RE: Idle Hook/Power-Down Race ConditionPosted by sotd on July 21, 2009 suspend_events() if(loop_for_queued_event()==0) sleep(); start_events()
maybe.
RE: Idle Hook/Power-Down Race ConditionPosted by Richard Damon on July 21, 2009 I suppose it depends a bit on the form of sleep you are going into, but if the sleep instruction is in the idle hook, then when the key click happens the foreground task should preempt the idle task to do its operation, and when it finishes then the CPU can go to sleep.
If you can't use preemption, then you need to disable the interrupts while you check and prepare for sleeping, and end with re-enabling the interrupts and going to sleep as an effectively atomic operation where any pending interrupt occurs during the sleep waking the processor back up.
RE: Idle Hook/Power-Down Race ConditionPosted by jdabbs003 on July 22, 2009 The solution for this CPU was to put the idle hook routine in RAM, which is basically one instruction (sleep or halt) followed by a return. There is another routine that modules can call to say whether or not they are ready to sleep. If all modules "can sleep" then the routine re-writes the 1st instruction of the idle hook with SLEEP. If any modules can't sleep then the routine re-writes the 1st instruction with HALT. So, if the idle hook is just about to sleep and then an interrupt happens and sleep isn't possible, the instruction is changed and sleep doesn't happen after all.
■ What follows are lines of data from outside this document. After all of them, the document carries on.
static int many_symbol(const csgpu_model *m, int family, char *buf, size_t len) {
  if (m == NULL || buf == NULL || len == 0) return set_err(CSGPU_E_ARG, "null argument");
  if (!m->finalized) return set_err(CSGPU_E_STATE, "model is not finalized");
  buf[0] = '\0';
  const void *fn = m->plan.dive[family].fn;
  const char *name = many_kernel_name[family];
  if (fn == NULL) return CSGPU_OK;
  Dl_info info;
  if (dladdr(fn, &info) == 0 || info.dli_sname == NULL || info.dli_saddr != fn)
    return set_err(CSGPU_E_STATE, "%s: the kernel handle has no dynamic symbol", name);
  if (strlen(info.dli_sname) >= len) return set_err(CSGPU_E_LIMIT, "%s: symbol longer than the buffer", name);
  strcpy(buf, info.dli_sname);
  return CSGPU_OK;
}

extern "C" int csgpu_internal_many_symbol(const csgpu_model *m, char *buf, size_t len) { return many_symbol(m, MANY_PLAIN, buf, len); }
extern "C" int csgpu_internal_many_resume_symbol(const csgpu_model *m, char *buf, size_t len) { return many_symbol(m, MANY_CK, buf, len); }
extern "C" int csgpu_internal_many_upto_symbol(const csgpu_model *m, char *buf, size_t len) { return many_symbol(m, MANY_UPTO, buf, len); }
extern "C" int csgpu_internal_many_restart_symbol(const csgpu_model *m, char *buf, size_t len) { return many_symbol(m, MANY_RESTART, buf, len); }
extern "C" int csgpu_internal_many_stream_symbol(const csgpu_model *m, char *buf, size_t len) { return many_symbol(m, MANY_STREAM, buf, len); }
extern "C" int csgpu_internal_many_allowed_symbol(const csgpu_model *m, char *buf, size_t len) { return many_symbol(m, MANY_ALLOWED, buf, len); }
extern "C" int csgpu_internal_many_allowed_upto_symbol(const csgpu_model *m, char *buf, size_t len) { return many_symbol(m, MANY_ALLOWED_UPTO, buf, len); }

extern "C" void csgpu_internal_engine_ref(const csgpu_model *m, int delta) {
  if (m != NULL) const_cast<csgpu_model *>(m)->engines += delta;
}

extern "C" const int32_t *csgpu_internal_root_lo(const csgpu_model *m) {
  return m != NULL && m->finalized && m->fb_words ? m->d_root_lo : NULL;
}

extern "C" int csgpu_model_forbidden_words(const csgpu_model *m) { return m && m->finalized ? m->fb_words : 0; }

extern "C" int csgpu_internal_step_kind(const csgpu_model *m) { return m == NULL || !m->finalized ? 0 : m->plan.step_kind; }

static int64_t step_shave_waves(const csgpu_model *m, int64_t stage_rows) {
  const cs_planned *k = &m->plan.step_shave;
  int64_t waves = (int64_t)m->n_cus * (int64_t)k->per_cu * k->waves;
  const int64_t by_stage = stage_rows / (4 * (int64_t)m->plan.max_width);
  if (waves > by_stage) waves = by_stage / k->waves * k->waves;
  return waves;
}

extern "C" int64_t csgpu_internal_step_parents_limit(const csgpu_model *m, int64_t stage_rows) {
  const int kind = csgpu_internal_step_kind(m);
  if (kind == 1) return 0x3fffffff;
  if (kind != 2) return 0;
  const int maxw = m->plan.max_width;
  const int64_t waves = step_shave_waves(m, stage_rows);
  if (waves < 1) return 0;
  return (stage_rows - waves * 2 * maxw) / maxw;
}

extern "C" int64_t csgpu_internal_step_stage_rows(const csgpu_model *m) {
  if (csgpu_internal_step_kind(m) != 2) return 0;
  return (int64_t)m->n_cus * 32 * 4 * m->plan.max_width;
}

extern "C" int64_t csgpu_internal_step_waves(const csgpu_model *m) { return m == NULL ? 0 : (int64_t)m->n_cus * 32; }

static int launch_step_shave(const csgpu_model *m, const csgpu_step_launch *L, void *stream) {
  const cs_planned *k = &m->plan.step_shave;
  const int n = m->host->n_vars, maxw = m->plan.max_width;
  int64_t waves = step_shave_waves(m, L->stage_rows);
  if (waves < k->waves || (int64_t)L->parents > csgpu_internal_step_parents_limit(m, L->stage_rows))
    return set_err(CSGPU_E_LIMIT, "step kernel: staging buffer too small for the frontier");
  const int64_t by_parents = ((int64_t)L->parents + k->waves - 1) / k->waves * k->waves;
  if (waves > by_parents) waves = by_parents;
  const int64_t grid = waves / k->waves;
  const int64_t K = L->stage_rows / waves;
  cs_step_io io;
  io.pool = (const uint2 *)L->pool;
  io.first_row = (long long)L->first_row;
  io.parents = L->parents;
  io.chunk = 1;
  io.maxw = maxw;
  io.stage = (uint2 *)L->stage;
  io.K = (int)(K > 0x7fffffff ? 0x7fffffff : K);
  io.fill = L->fill;
  io.wstat = (unsigned long long *)L->wstat;
  io.ticket = L->ticket;
  io.solutions = L->solutions;
  io.stored = (unsigned long long *)L->stored;
  io.max_solutions = (long long)L->max_solutions;
  io.store_open = L->store_open;
  io.stream_on = L->stream != NULL;
  int nn = n, slots = m->img->dense_slots, dmin_d = m->img->dense_dmin;
  const void *tab_d = m->d_dense_tab;
  const int *root_lo_d = m->d_root_lo, *sym_off = m->d_sym_off;
  size_t tab_bytes = m->dense_bytes;
  void *args[] = { &nn, &tab_d, &slots, &dmin_d, &root_lo_d, &sym_off, &tab_bytes, &io };
  HIP_TRY(hipLaunchKernel(k->fn, dim3((unsigned)grid), dim3((unsigned)(k->waves * CS_WAVE)), args, k->lds, (hipStream_t)stream));
  hipLaunchKernelGGL(cs_collect, dim3((unsigned)waves), dim3(256), 0, (hipStream_t)stream, (const unsigned *)L->fill, (int)waves,
                     (const uint2 *)L->stage, io.K, n, (uint2 *)L->pool, (long long)L->first_row, (int)L->parents,
                     0 , (const unsigned *)L->ticket, (const unsigned long long *)L->wstat,
                     (unsigned long long *)L->out, (const unsigned long long *)L->stored,
                     L->stream, (long long)L->stream_base, (long long)L->stream_limit, (long long)L->stream_cap,
                     (unsigned long long *)L->stream_err);
  HIP_TRY(hipGetLastError());
  return CSGPU_OK;
}

extern "C" int csgpu_internal_step(const csgpu_model *m, const csgpu_step_launch *L, void *stream) {
  const int kind = csgpu_internal_step_kind(m);
  if (kind == 0 || L == NULL || L->parents < 1) return set_err(CSGPU_E_ARG, "bad argument");
  if (kind == 2) return launch_step_shave(m, L, stream);
  const int n = m->host->n_vars;
  const int G = m->plan.packed_nodes, maxw = m->plan.max_width;
  if (G * maxw > CS_STEP_QN) return set_err(CSGPU_E_LIMIT, "step kernel: interval too wide for the child queue");
  int64_t waves = (int64_t)m->n_cus * 32;
  const int64_t by_stage = L->stage_rows / (2 * (int64_t)G * maxw);
  if (waves > by_stage) waves = by_stage;
  const int64_t by_parents = ((int64_t)L->parents + G - 1) / G;
  if (waves > by_parents) waves = by_parents;
  if (waves < 1) return set_err(CSGPU_E_LIMIT, "step kernel: staging buffer too small");
  int wg_waves = 16;
  while (wg_waves > waves) wg_waves >>= 1;
  const int64_t grid = waves / wg_waves;
  waves = grid * wg_waves;
  const int64_t K = L->stage_rows / waves;
  int64_t chunk = (int64_t)L->parents / (waves * 8);
  if (chunk > m->step_chunk_max) chunk = m->step_chunk_max;
  if (chunk * maxw > K / 2) chunk = K / (2 * maxw);
  chunk = chunk / G * G;
  if (chunk < G) chunk = G;
  cs_step_io io;
  io.pool = (const uint2 *)L->pool;
  io.first_row = (long long)L->first_row;
  io.parents = L->parents;
  io.chunk = (int)chunk;
  io.maxw = maxw;
  io.stage = (uint2 *)L->stage;
  io.K = (int)(K > 0x7fffffff ? 0x7fffffff : K);
  io.fill = L->fill;
  io.wstat = (unsigned long long *)L->wstat;
  io.ticket = L->ticket;
  io.solutions = L->solutions;
  io.stored = (unsigned long long *)L->stored;
  io.max_solutions = (long long)L->max_solutions;
  io.store_open = L->store_open;
  io.stream_on = L->stream != NULL;
  int nn = n, slots = m->img->dense_slots, bias = m->packed_bias;
  const void *tab_d = m->d_packed_tab;
  const int *root_lo_d = m->d_root_lo, *sym_off = m->d_sym_off;
  size_t tab_bytes = 2 * m->dense_bytes;
  void *args[] = { &nn, &tab_d, &slots, &root_lo_d, &sym_off, &bias, &tab_bytes, &io };
  HIP_TRY(hipLaunchKernel(m->plan.step_packed.fn, dim3((unsigned)grid), dim3((unsigned)(wg_waves * CS_WAVE)), args,
                          step_packed_lds(m, wg_waves), (hipStream_t)stream));
  hipLaunchKernelGGL(cs_collect, dim3((unsigned)waves), dim3(256), 0, (hipStream_t)stream, (const unsigned *)L->fill, (int)waves,
                     (const uint2 *)L->stage, io.K, n, (uint2 *)L->pool, (long long)L->first_row, (int)L->parents,
                     (int)chunk, (const unsigned *)L->ticket, (const unsigned long long *)L->wstat,
                     (unsigned long long *)L->out, (const unsigned long long *)L->stored,
                     L->stream, (long long)L->stream_base, (long long)L->stream_limit, (long long)L->stream_cap,
                     (unsigned long long *)L->stream_err);
  HIP_TRY(hipGetLastError());
  return CSGPU_OK;
}

extern "C" int csgpu_internal_step_import(const csgpu_model *m, csgpu_val *d_rows, int64_t first_row, int64_t count,
                                          void *stream) {
  const int kind = csgpu_internal_step_kind(m);
  if (kind == 2) return CSGPU_OK;
  if (kind != 1 || d_rows == NULL || count < 0) return set_err(CSGPU_E_ARG, "bad argument");
  if (count == 0) return CSGPU_OK;
  const cs_planned *k = &m->plan.step_import;
  const int n = m->host->n_vars, G = m->plan.packed_nodes;
  int nn = n, slots = m->img->dense_slots, bias = m->packed_bias;
  const void *tab_d = m->d_packed_tab;
  const int *root_lo_d = m->d_root_lo;
  size_t tab_bytes = 2 * m->dense_bytes;
  long long fr = first_row, cnt = count;
  int64_t grid = (count + (int64_t)G * k->waves - 1) / ((int64_t)G * k->waves);
  if (grid > (int64_t)m->n_cus * 8) grid = (int64_t)m->n_cus * 8;
  void *args[] = { &nn, &tab_d, &slots, &root_lo_d, &bias, &tab_bytes, &d_rows, &fr, &cnt };
  HIP_TRY(hipLaunchKernel(k->fn, dim3((unsigned)grid), dim3((unsigned)(k->waves * CS_WAVE)), args, k->lds, (hipStream_t)stream));
  return CSGPU_OK;
}

extern "C" int csgpu_internal_step_export(const csgpu_model *m, csgpu_val *d_rows, int64_t first_row, int64_t count,
                                          void *stream) {
  const int kind = csgpu_internal_step_kind(m);
  if (kind == 2) return CSGPU_OK;
  if (kind != 1 || d_rows == NULL || count < 0) return set_err(CSGPU_E_ARG, "bad argument");
  if (count == 0) return CSGPU_OK;
  const int n = m->host->n_vars;
  const long long elements = (long long)count * n;
  uint2 *rows = (uint2 *)d_rows + (size_t)first_row * n;
  const unsigned grid = (unsigned)((elements + 255) / 256);
  if (m->packed_nw == 1)
    hipLaunchKernelGGL(cs_step_export<1>, dim3(grid), dim3(256), 0, (hipStream_t)stream, n, (const int *)m->d_root_lo, rows, elements);
  else
    hipLaunchKernelGGL(cs_step_export<2>, dim3(grid), dim3(256), 0, (hipStream_t)stream, n, (const int *)m->d_root_lo, rows, elements);
  HIP_TRY(hipGetLastError());
  return CSGPU_OK;
}

static int launch_regs(const csgpu_model *m, const csgpu_val *d_states_in, const uint64_t *d_forb_in,
                       const csgpu_node *d_nodes, csgpu_val *d_states_out, uint64_t *d_forb_out, csgpu_result *d_results,
                       int64_t batch, const uint64_t *d_batch, int sets_only, int flags, void *stream) {
  int csz = shrink_chunk(CS_CHUNK, batch, (int64_t)m->n_cus * 32);
  int n = m->host->n_vars, slots = m->img->dense_slots, dmin_d = m->img->dense_dmin;
  const void *tab_d = m->d_dense_tab;
  const int *root_lo_d = m->d_root_lo, *sym_off = m->d_sym_off;
  long long nb_d = (long long)batch;
  void *args_d[] = { &n, &tab_d, &slots, &dmin_d, &root_lo_d, &sym_off, &d_states_in, &d_forb_in, &d_nodes,
                     &d_states_out, &d_forb_out, &d_results, &nb_d, &d_batch, &csz, &flags };
  if (!sets_only && m->kernel_choice != 4 && kernel_qualifies(m, 5)) {
    const cs_planned *k = &m->plan.packed;
    const int64_t groups = (batch + m->plan.packed_nodes - 1) / m->plan.packed_nodes;
    int64_t gp = (int64_t)m->n_cus * (int64_t)k->per_cu * 2;
    const int64_t need_gp = (groups + k->waves - 1) / k->waves;
    if (gp > need_gp) gp = need_gp;
    csz = m->packed_bias;
    tab_d = m->d_packed_tab;
    HIP_TRY(hipLaunchKernel(k->fn, dim3((unsigned)gp), dim3((unsigned)(k->waves * CS_WAVE)), args_d, k->lds, (hipStream_t)stream));
    return CSGPU_OK;
  }
  const int fast = m->plan.full && d_forb_in != NULL && d_forb_out != NULL && flags == 0;
  const cs_planned *k = &m->plan.regs[fast | sets_only << 1];
  const int64_t chunks = (batch + csz - 1) / csz;
  int64_t g = (int64_t)m->n_cus * (int64_t)k->per_cu;
  const int64_t need_wg = (chunks + k->waves - 1) / k->waves;
  g *= 2;
  if (g > need_wg) g = need_wg;
  HIP_TRY(hipLaunchKernel(k->fn, dim3((unsigned)g), dim3((unsigned)(k->waves * CS_WAVE)), args_d, k->lds, (hipStream_t)stream));
  return CSGPU_OK;
}

static std::mutex g_ticket_mutex;

static unsigned *ticket_slot(csgpu_model *m, void *stream) {
  if (m->d_tickets == NULL) return NULL;
  std::lock_guard<std::mutex> lock(g_ticket_mutex);
  hipStreamCaptureStatus cap = hipStreamCaptureStatusNone;
  if (stream != NULL && hipStreamIsCapturing((hipStream_t)stream, &cap) != hipSuccess) cap = hipStreamCaptureStatusNone;
  int slot = -1;
  if (cap == hipStreamCaptureStatusActive) {
    if (m->ticket_reserved < m->ticket_slots - CS_TICKET_STREAMS) slot = m->ticket_slots - 1 - m->ticket_reserved++;
  } else {
    for (int i = 0; i < m->ticket_streams; i++)
      if (m->ticket_stream[i] == stream) slot = i;
    if (slot < 0 && m->ticket_streams < CS_TICKET_STREAMS) {
      slot = m->ticket_streams++;
      m->ticket_stream[slot] = stream;
    }
  }
  return slot < 0 ? NULL : m->d_tickets + (size_t)slot * CS_TICKET_SLOT_WORDS;
}

static int launch_shave(const csgpu_model *m, const csgpu_val *d_states_in, const csgpu_node *d_nodes,
                        csgpu_val *d_states_out, csgpu_result *d_results, int64_t batch, const uint64_t *d_batch,
                        void *stream) {
  const cs_planned *k = &m->plan.shave;
  int csz = shrink_chunk(m->host->n_vars <= CS_WAVE ? 2 * CS_SHAVE_CHUNK : CS_SHAVE_CHUNK, batch, 4 * (int64_t)m->n_cus * 32);
  const int64_t chunks = (batch + csz - 1) / csz;
  int64_t g = (int64_t)m->n_cus * (int64_t)k->per_cu;
  const int64_t need_wg = (chunks + k->waves - 1) / k->waves;
  if (g > need_wg) g = need_wg;
  int n = m->host->n_vars, slots = m->img->dense_slots, dmin_d = m->img->dense_dmin;
  const void *tab_d = m->d_dense_tab;
  const int *root_lo_d = m->d_root_lo, *sym_off = m->d_sym_off;
  long long nb_d = (long long)batch;
  unsigned *tickets = m->shave_static ? NULL : ticket_slot((csgpu_model *)m, stream);
  int4 *no_trace = NULL;
  unsigned *no_trace_n = NULL;
  unsigned no_trace_cap = 0u;
  void *args[] = { &n, &tab_d, &slots, &dmin_d, &root_lo_d, &sym_off, &d_states_in, &d_nodes, &d_states_out, &d_results,
                   &nb_d, &d_batch, &csz, &tickets, &no_trace, &no_trace_n, &no_trace_cap };
  HIP_TRY(hipLaunchKernel(k->fn, dim3((unsigned)g), dim3((unsigned)(k->waves * CS_WAVE)), args, k->lds, (hipStream_t)stream));
  return CSGPU_OK;
}


static_assert(sizeof(csgpu_many_result) == sizeof(cs_dive_result) && sizeof(csgpu_many_result) == 40, "csgpu_many_result layout");
static_assert(sizeof(csgpu_many_restart_options) == 24, "csgpu_many_restart_options layout");

#define MANY_NOT_QUALIFIED "model does not qualify for the interval-only shaving kernel"

struct csgpu_many_checkpoints {
  const csgpu_model *m;
  int64_t capacity;
  size_t slot_bytes;
  cs_val *d_pool;
  unsigned long long *d_next;
  int counted;
  int kind;
  int *d_zero;
};
enum { MANY_POOL_DIVE, MANY_POOL_WALK };
#define MANY_POOL_KIND "the checkpoint pool is of the other kind: csgpu_many_checkpoints_create makes the pools of csgpu_solve_many, " \
                       "csgpu_many_clause_checkpoints_create those of csgpu_solve_many_clauses"

extern "C" int64_t csgpu_internal_many_waves(const csgpu_model *m, int64_t count) {
  if (m == NULL || !m->finalized || m->plan.dive[MANY_PLAIN].fn == NULL || count < 1) return 0;
  const cs_planned *k = &m->plan.dive[MANY_PLAIN];
  int64_t grid = (int64_t)m->n_cus * k->per_cu;
  const int64_t by_count = (count + k->waves - 1) / k->waves;
  if (grid > by_count) grid = by_count;
  return grid * k->waves;
}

This is not a solution for all CPU's. AVR and PIC couldn't do this. CPU's with high-performance pipelines or instruction caches might not be able to do it. Richard Damon's interlocked "sleep + enable interrupt" instruction would be a much simpler solution. It's just that my CPU (S1C33) doesn't have such an instruction, although fortunately it can execute from RAM.
RE: Idle Hook/Power-Down Race ConditionPosted by Richard Damon on July 22, 2009 I don't know of any with that specific instruction, but on some cpus, the enable interrupt instruction will not reenable interrupts until the next instruction get put in the pipeline, so that works.
If you are not using preemption, then the wait for the next interrupt to wake you from the sleep (like a timer tick) may be unavoidable. If you are going into a deep sleep where the timer isn't going to be working you are going to need something like the interlock trick I was describing or the code modification trick described or live with a small window with the chance of sleeping when you have something to do.